[DATA FOR ANALYSIS Boundary: Start]
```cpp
__global__ void __launch_bounds__(256) k_chain_setup(const ItemDev *__restrict__ items, const int *__restrict__ cell_prefix,
                                                     int n_items, int total_cells, int slots,
                                                     vkc::CellC *__restrict__ cells, TileBin *__restrict__ bins,
                                                     int *__restrict__ deferred )
{
    __shared__ int lbins[kLocalBins * 4];
// ... 436 lines not shown
                        px += ax + (step ? bx : 0);
                        py += ay + (step ? by : 0);
                    }
                } else {
                    const double h6 = lch[kk * 9 + 6], h7 = lch[kk * 9 + 7];
                    for (int s = k0; s <= k1; s++) {
                        const bool inside = (unsigned)(px - lox) < (unsigned)nx_ && (unsigned)(py - loy) < (unsigned)ny_;
                        if (inside && !(fma(1.0, 1.0, fma(h7, (double)(py + wy0), h6 * (double)(px + wx0))) == 0))
                            atomicMax(own + py * P_ + px, tag);
                        const bool step = err < 0;
                        err += step ? up : down;
                        px += ax + (step ? bx : 0);
                        py += ay + (step ? by : 0);
                    }
                }
            }
        }
        __syncthreads();
        if (phase_limit == 1) return;

        if (!INTERIOR && nc > NLDSCELL) {
            load_chunk(0, NLDSCELL);
            __syncthreads();
        }

        const int gx = wx0 + lane;
        const bool colok = INTERIOR || (gx >= cx0 && gx < cx1);
        int srcl[2 * RMAX + 1];
#pragma unroll
        for (int i = 0; i < 2 * RMAX + 1; i++) {
            int s = (R > 0 && i < K) ? (INTERIOR ? lane + i - R : vkd::reflect101(gx + i - R, dw) - wx0) : lane;
            srcl[i] = min(max(s, 0), W - 1) << 2;
        }
        const unsigned fast_xlim = (unsigned)max(sw - 2, 0), fast_ylim = (unsigned)max(sh - 1, 0);
        const double fxd = (double)gx;
        const bool exact_div = __builtin_amdgcn_readfirstlane(*lflag) != 0;
        for (int g0 = 0; g0 < ROWS_PER_WAVE; g0 += CGROUP) {
            int X[CGROUP], Y[CGROUP];
            bool rowok[CGROUP];
#pragma unroll
            for (int u = 0; u < CGROUP; u++) {
                const int ly = wave * ROWS_PER_WAVE + g0 + u;
                const int gy = wy0 + ly;
                rowok[u] = INTERIOR || (gy >= cy0 && gy < cy1);
                X[u] = 0; Y[u] = 0;
                if (rowok[u] && colok) {
                    const uint32_t o = own[ly * P_ + lane];
                    if (o != 0) {
                        const int k = (int)o - 1;
                        double h[8];
                        if (INTERIOR || k < NLDSCELL) {
                            lds_cdouble_t hp = (lds_cdouble_t)(lch + __umul24(k, 9));
                            asm volatile("" : "+v"(hp));
#pragma unroll
                            for (int j = 0; j < 8; j++) h[j] = hp[j];
                        } else {
                            const vkc::CellC VKX_GLOBAL *gc =
                                (const vkc::CellC VKX_GLOBAL *)(gcell + (r0 + div_small(k, ncol, rcp_ncol)) * cw + (c0 + k - div_small(k, ncol, rcp_ncol) * ncol));
#pragma unroll
                            for (int j = 0; j < 8; j++) h[j] = gc->H[j];
                        }
                        const double fy = (double)gy;
                        const double nx = fma(h[2], 1.0, fma(h[1], fy, h[0] * fxd));
                        const double ny = fma(h[5], 1.0, fma(h[4], fy, h[3] * fxd));
                        const double de = fma(1.0, 1.0, fma(h[7], fy, h[6] * fxd));
                        float qxf, qyf;
                        if (exact_div || !div_pair_f32_fast(nx, ny, de, qxf, qyf)) {
                            double qx, qy;
                            div_pair(nx, ny, de, qx, qy);
                            X[u] = vkd::cv_round((float)qx * 32.f);
                            Y[u] = vkd::cv_round((float)qy * 32.f);
                        } else {
                            X[u] = cvt_i32_sat(rintf(qxf * 32.f));
                            Y[u] = cvt_i32_sat(rintf(qyf * 32.f));
                        }
                    }
                }
            }
            if constexpr (KIND == 3) {
#pragma unroll
// ... 77 lines not shown
                    const uint32_t o0 = __umul24((uint32_t)sy, (uint32_t)sstride) + __umul24((uint32_t)sx, 3u);
                    ta[u] = *(const u64_u1 VKX_GLOBAL *)(src + (size_t)o0);
                    tb[u] = *(const u64_u1 VKX_GLOBAL *)(src + (size_t)(o0 + (uint32_t)sstride));
                }
            }
            uint32_t prb[CGROUP], pg[CGROUP];
#pragma unroll
            for (int u = 0; u < CGROUP; u++) {
                prb[u] = 0; pg[u] = 0;
                if (!rowok[u]) continue;
                if (colok) {
                    const int fx = X[u] & 31, fy = Y[u] & 31;
                    if (fast[u]) {
                        const uint32_t wx = (uint32_t)(32 - fx) | ((uint32_t)fx << 24);
                        const uint32_t t0 = (uint32_t)ta[u], t1 = (uint32_t)(ta[u] >> 32), b0 = (uint32_t)tb[u], b1 = (uint32_t)(tb[u] >> 32);
                        const uint32_t ar = __builtin_amdgcn_udot4(t0, wx, 0u, false);
                        const uint32_t ag = __builtin_amdgcn_udot4(__builtin_amdgcn_alignbyte(t1, t0, 1), wx, 0u, false);
                        const uint32_t ab = __builtin_amdgcn_udot4(__builtin_amdgcn_alignbyte(t1, t0, 2), wx, 0u, false);
                        const uint32_t br = __builtin_amdgcn_udot4(b0, wx, 0u, false);
                        const uint32_t bg = __builtin_amdgcn_udot4(__builtin_amdgcn_alignbyte(b1, b0, 1), wx, 0u, false);
                        const uint32_t bb = __builtin_amdgcn_udot4(__builtin_amdgcn_alignbyte(b1, b0, 2), wx, 0u, false);
                        const uint32_t wy0 = (uint32_t)(32 - fy), wy1 = (uint32_t)fy;
                        const uint32_t r = mad_u24(br, wy1, mad_u24_cs(ar, wy0, 512u)) >> 10;
                        const uint32_t g = mad_u24(bg, wy1, mad_u24_cs(ag, wy0, 512u)) >> 10;
                        const uint32_t b = mad_u24(bb, wy1, mad_u24_cs(ab, wy0, 512u)) >> 10;
                        prb[u] = r | (b << 16);
                        pg[u] = g;
                    } else {
                        rim_sample_rgb(src, sh, sw, sstride, X[u], Y[u], prb[u], pg[u]);
                    }
                }
            }
            static_assert(CGROUP == 2, "phase D works on the window-row pair of one iteration");
            const int ly0 = wave * ROWS_PER_WAVE + g0;
            if (!(rowok[0] || rowok[1])) continue;
            if (R > 0) {
                const uint32_t gg = pg[0] | (pg[1] << 16);
                uint32_t a0 = 0, a1 = 0, ag = 0;
#pragma unroll
                for (int i = 0; i < 2 * RMAX + 1; i++) {
                    if (i < K) {
                        uint32_t v0 = prb[0], v1 = prb[1], vg = gg;
                        if (!(INTERIOR && RC >= 0 && i == RC)) {
                            v0 = (uint32_t)__builtin_amdgcn_ds_bpermute(srcl[i], (int)prb[0]);
                            v1 = (uint32_t)__builtin_amdgcn_ds_bpermute(srcl[i], (int)prb[1]);
                            vg = (uint32_t)__builtin_amdgcn_ds_bpermute(srcl[i], (int)gg);
                        }
                        a0 = mad_u24_ks(kq[i], v0, a0);
                        a1 = mad_u24_ks(kq[i], v1, a1);
                        ag = mad_u24_ks(kq[i], vg, ag);
                    }
                }
                uint32_t *pl = own + ly0 * P_ + lane;
                pl[0] = __builtin_amdgcn_perm(a1, a0, 0x05040100u);
                pl[64] = ag;
                pl[128] = __builtin_amdgcn_perm(a1, a0, 0x07060302u);
            } else {
#pragma unroll
                for (int u = 0; u < CGROUP; u++)
                    if (rowok[u]) own[(ly0 + u) * P_ + lane] = (prb[u] & 0xffu) | (pg[u] << 8) | (prb[u] & 0xff0000u);
            }
        }
        if constexpr (KIND == 3) return;
        __syncthreads();
        if (phase_limit == 2) return;

    }
// ... 703 lines not shown
```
[DATA FOR ANALYSIS Boundary: End]
◆ TASK STATEMENT
Establish how many lines of the data above contain "bool". State that number and no more.

◆ TASK SOLUTION
5